COCONUT CREEK, Fla. -- Ileana Garica of South Florida has just entered the Tropical Rainforest exhibit at Butterfly World. She raises her camera and prepares to shoot.
She has a magnificent butterfly, an iridescent blue morpho, framed in her viewfinder. Moving closer, Ileana clicks the shutter. It's one of many pictures she will take today in Butterfly World, the largest butterfly park in the world, home to more than 4,000 butterflies at any given time.
Ileana is not a professional photographer. She is 6 years old and is using a one-time-use camera. Her mom, Tracy, has taken her to Butterfly World to experience the magical metamorphosis of one of the world's most beautiful and amazing creatures, an animal that, after hatching from an egg, begins life as a crawling herbivore with many legs, changes its appearance as a caterpillar five or six times, weaves a cocoon, and emerges as a flying animal that smells with its legs, has four wings and eats sweet pollen.
Ileana is one of many photographers who capture the beauty of butterflies at Butterfly World with their cameras. Photo enthusiast Cesar Rivera, also from South Florida, brings his professional digital camera several times a year to Butterfly World to photograph as many species as he can, which numbers approximately 150.
On this day, Rivera is documenting the life cycle of the butterfly, from egg to mature animal, all of which can be experienced and photographed at Butterfly World. During his photo session, Rivera snapped a shot of a photographer just moments after a white morpho butterfly landed on their camera. A rare shot indeed!
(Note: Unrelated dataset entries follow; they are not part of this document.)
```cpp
enum { UPR_MODEL_IENET_ONLY = 1, UPR_MODEL_HEAD_ONLY = 2 };

typedef struct UprModel UprModel;

// ... 43 lines not shown
int upr_retinex_decompose_bwd(const void* x, const void* illu, const void* g, void* gx, void* gillu, int B, int C,
                              int H, int W, int illu_c, int dtype, void* stream);

int upr_conv2d_nhwc(const void* x, int B, int H, int W, int Cin, const void* w, const float* bias, int Cout, int kh,
                    int kw, int stride, int pad, int dil, const void* residual, int relu, void* y, int dtype,
                    void* stream);

int upr_conv2d_nhwc_regs(const void* x, int B, int H, int W, int Cin, const void* w, const float* bias, int Cout,
                         int kh, int kw, int stride, int pad, int dil, const void* residual, int relu, void* y,
                         unsigned* overflow, void* stream);

int upr_split_f32(const float* x, void* y, size_t npix, int C, unsigned* overflow, void* stream);
int upr_unsplit_f32(const void* x, float* y, size_t npix, int C, void* stream);
size_t upr_pack_split_f32(const float* w, int Cout, int Cin, int kh, int kw, void* out, size_t out_bytes);

size_t upr_pack_split_w_f32(const float* w, int Cout, int Cin, int kh, int kw, const float* w2, int C2, void* out,
                            size_t out_bytes);
int upr_conv2d_nhwc_wsplit(const void* x, int B, int H, int W, int Cin, const void* blob, size_t blob_bytes,
                           const float* bias, int Cout, int kh, int kw, int stride, int pad, int dil,
                           const void* residual, int relu, void* y, const void* x2, int H2, int W2, int C2,
                           int stride2, unsigned* overflow, void* stream);
int upr_conv_wsplit_ran(void);

int upr_quantize_u8(const void* x, uint8_t* out, size_t n, int dtype, void* stream);

int upr_letterbox(const void* src, int src_kind, int H, int W, int top, int left, int nh, int nw, int Ho, int Wo,
                  const int32_t* xtab, const int32_t* ytab, int color, void* out, int out_kind, void* stream);

int upr_to_u8_hwc(const void* x, int C, int H, int W, int dtype, uint8_t* out, void* stream);

int upr_rgb2lab_u8(const uint8_t* rgb, uint8_t* lab, size_t npix, void* stream);
int upr_lab2rgb_u8(const uint8_t* lab, uint8_t* rgb, size_t npix, void* stream);

int upr_clahe_u8(const uint8_t* src, uint8_t* dst, uint8_t* lut_ws, int B, int H, int W, float clip, int tiles_x,
                 int tiles_y, void* stream);

size_t upr_clahe_enhance_workspace(int B, int H, int W, int tiles_x, int tiles_y);
int upr_clahe_enhance(const void* enh, void* out, void* workspace, int B, int H, int W, float clip, int tiles_x,
                      int tiles_y, int dtype, void* stream);

int upr_gray_hist(const void* x, int32_t* hist, int B, int H, int W, int dtype, void* stream);

int upr_multiscale(const void* x, const void* enh, void* out, double* sums, double* factor, int B, int H, int W,
                   int dtype, void* stream);

int upr_multiscale_features(const void* x, void* out, int B, int H, int W, int scale_idx, int dtype, void* stream);
// ... 51 lines not shown
```

retinex-image-enhancement_amd/csrc/conv_t2.hip:

```cpp
#include <algorithm>
#include <cstdlib>
#include <cstring>

#include "upr_common.h"

namespace upr {

typedef _Float16 t2h8 __attribute__((ext_vector_type(8)));
typedef _Float16 t2h4 __attribute__((ext_vector_type(4)));
typedef float t2f4 __attribute__((ext_vector_type(4)));

template <int KC, int COUT>
struct ConvT2Cfg {
  static constexpr int N = 4 * COUT;
  static constexpr int NSPLIT = N / 128;
  static constexpr int KS = KC / 32;
  static constexpr int NT = 8;
  static constexpr int TEAMS = 4 / NSPLIT;
  static constexpr int QPW = COUT >= 128 ? 1 : 128 / COUT;
  static constexpr int ROWS = QPW >= 2 ? QPW / 2 : 1;
  static constexpr int XS = QPW >= 2 ? 32 : 16;
  static constexpr int RSTR = COUT + 8;
  static constexpr int LDSW = ROWS * XS * RSTR * 2;
  static constexpr int OCC = KC >= 256 ? 1 : 2;
// ... 153 lines not shown
    __builtin_amdgcn_fence(__ATOMIC_RELEASE, "wavefront");
    __builtin_amdgcn_wave_barrier();
    __builtin_amdgcn_fence(__ATOMIC_ACQUIRE, "wavefront");
    const int b = g / (H * gpr), rem = g - b * H * gpr, y = rem / gpr, xg = (rem - y * gpr) * 16;
    const int q0 = ns * K::QPW, dy0 = q0 >> 1;
    constexpr int CPP = COUT / 4;
    constexpr int CHUNKS = K::ROWS * K::XS * CPP;
#pragma unroll
    for (int i = 0; i < CHUNKS / 64; ++i) {
      const int c = i * 64 + lane;
      const int row = c / (K::XS * CPP), xs = (c / CPP) % K::XS, part = c % CPP;
      const int xo = K::QPW >= 2 ? 2 * xg + xs : 2 * (xg + xs) + (q0 & 1);
      const f4 v = *(const f4*)(st + ((row * K::XS + xs) * RSTR + part * 4) * 4);
      float* dst = (float*)op.out + ((size_t)(b * 2 * H + 2 * y + dy0 + row) * (2 * W) + xo) * op.out_cs +
                   op.out_coff + part * 4;
      *(f4*)dst = v;
    }
    __builtin_amdgcn_wave_barrier();
#pragma unroll
    for (int q = 0; q < KQ; ++q) x0[q] = x1[q];
  }
}

template <int KC, int COUT>
static int launch_t2_f32(const ConvOp& op, hipStream_t st) {
  static int occ = 0;
  if (!occ) {
    if (hipOccupancyMaxActiveBlocksPerMultiprocessor(&occ, (const void*)conv_t2_f32_kernel<KC, COUT>, 256, 0) !=
            hipSuccess ||
        occ < 1)
      occ = 1;
  }
  int cus = 256;
  {
    int dev = 0;
    if (hipGetDevice(&dev) == hipSuccess) (void)hipDeviceGetAttribute(&cus, hipDeviceAttributeMultiprocessorCount, dev);
  }
  const int ngroups = op.B * op.Ho * (op.Wo / 16);
  const int teams = ConvT2Cfg<KC, COUT>::TEAMS;
  int grid = std::min(cus * occ, (ngroups + teams - 1) / teams);
  if (grid < 1) grid = 1;
  hipLaunchKernelGGL((conv_t2_f32_kernel<KC, COUT>), dim3(grid), dim3(256), 0, st, op, ngroups);
  return (int)hipGetLastError();
}

template <int KC, int COUT>
// ... 44 lines not shown
```

retinex-image-enhancement_amd/csrc/model.hip:

```cpp
#include <algorithm>
#include <atomic>
#include <cmath>
#include <cstdio>
#include <cstdlib>
#include <cstring>
#include <map>
#include <memory>
#include <mutex>
#include <string>
#include <vector>

#include "upr_common.h"
#include "../../include/upr.h"

namespace upr {
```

Butterfly World, which celebrates its 15th anniversary in 2003, is the creation of its founder, Ron Boender. It's a hobby gone wild, he readily admits.
Butterflies are the good guys of the bug world, Boender says. They don't cause diseases, and they don't hurt anyone. Butterflies are mystical and magical creatures, and conjure up all types of feelings in children of all ages. Perhaps more important, butterflies make people smile.
Butterfly World, which covers almost three acres, is divided into several sections, giving visitors a unique insight into the life cycle of a butterfly.
In the Laboratory, visitors can see dozens of cocoons of soon-to-be butterflies, as well as butterflies emerging from cocoons. It's in the lab where butterfly experts raise and study caterpillars and moths.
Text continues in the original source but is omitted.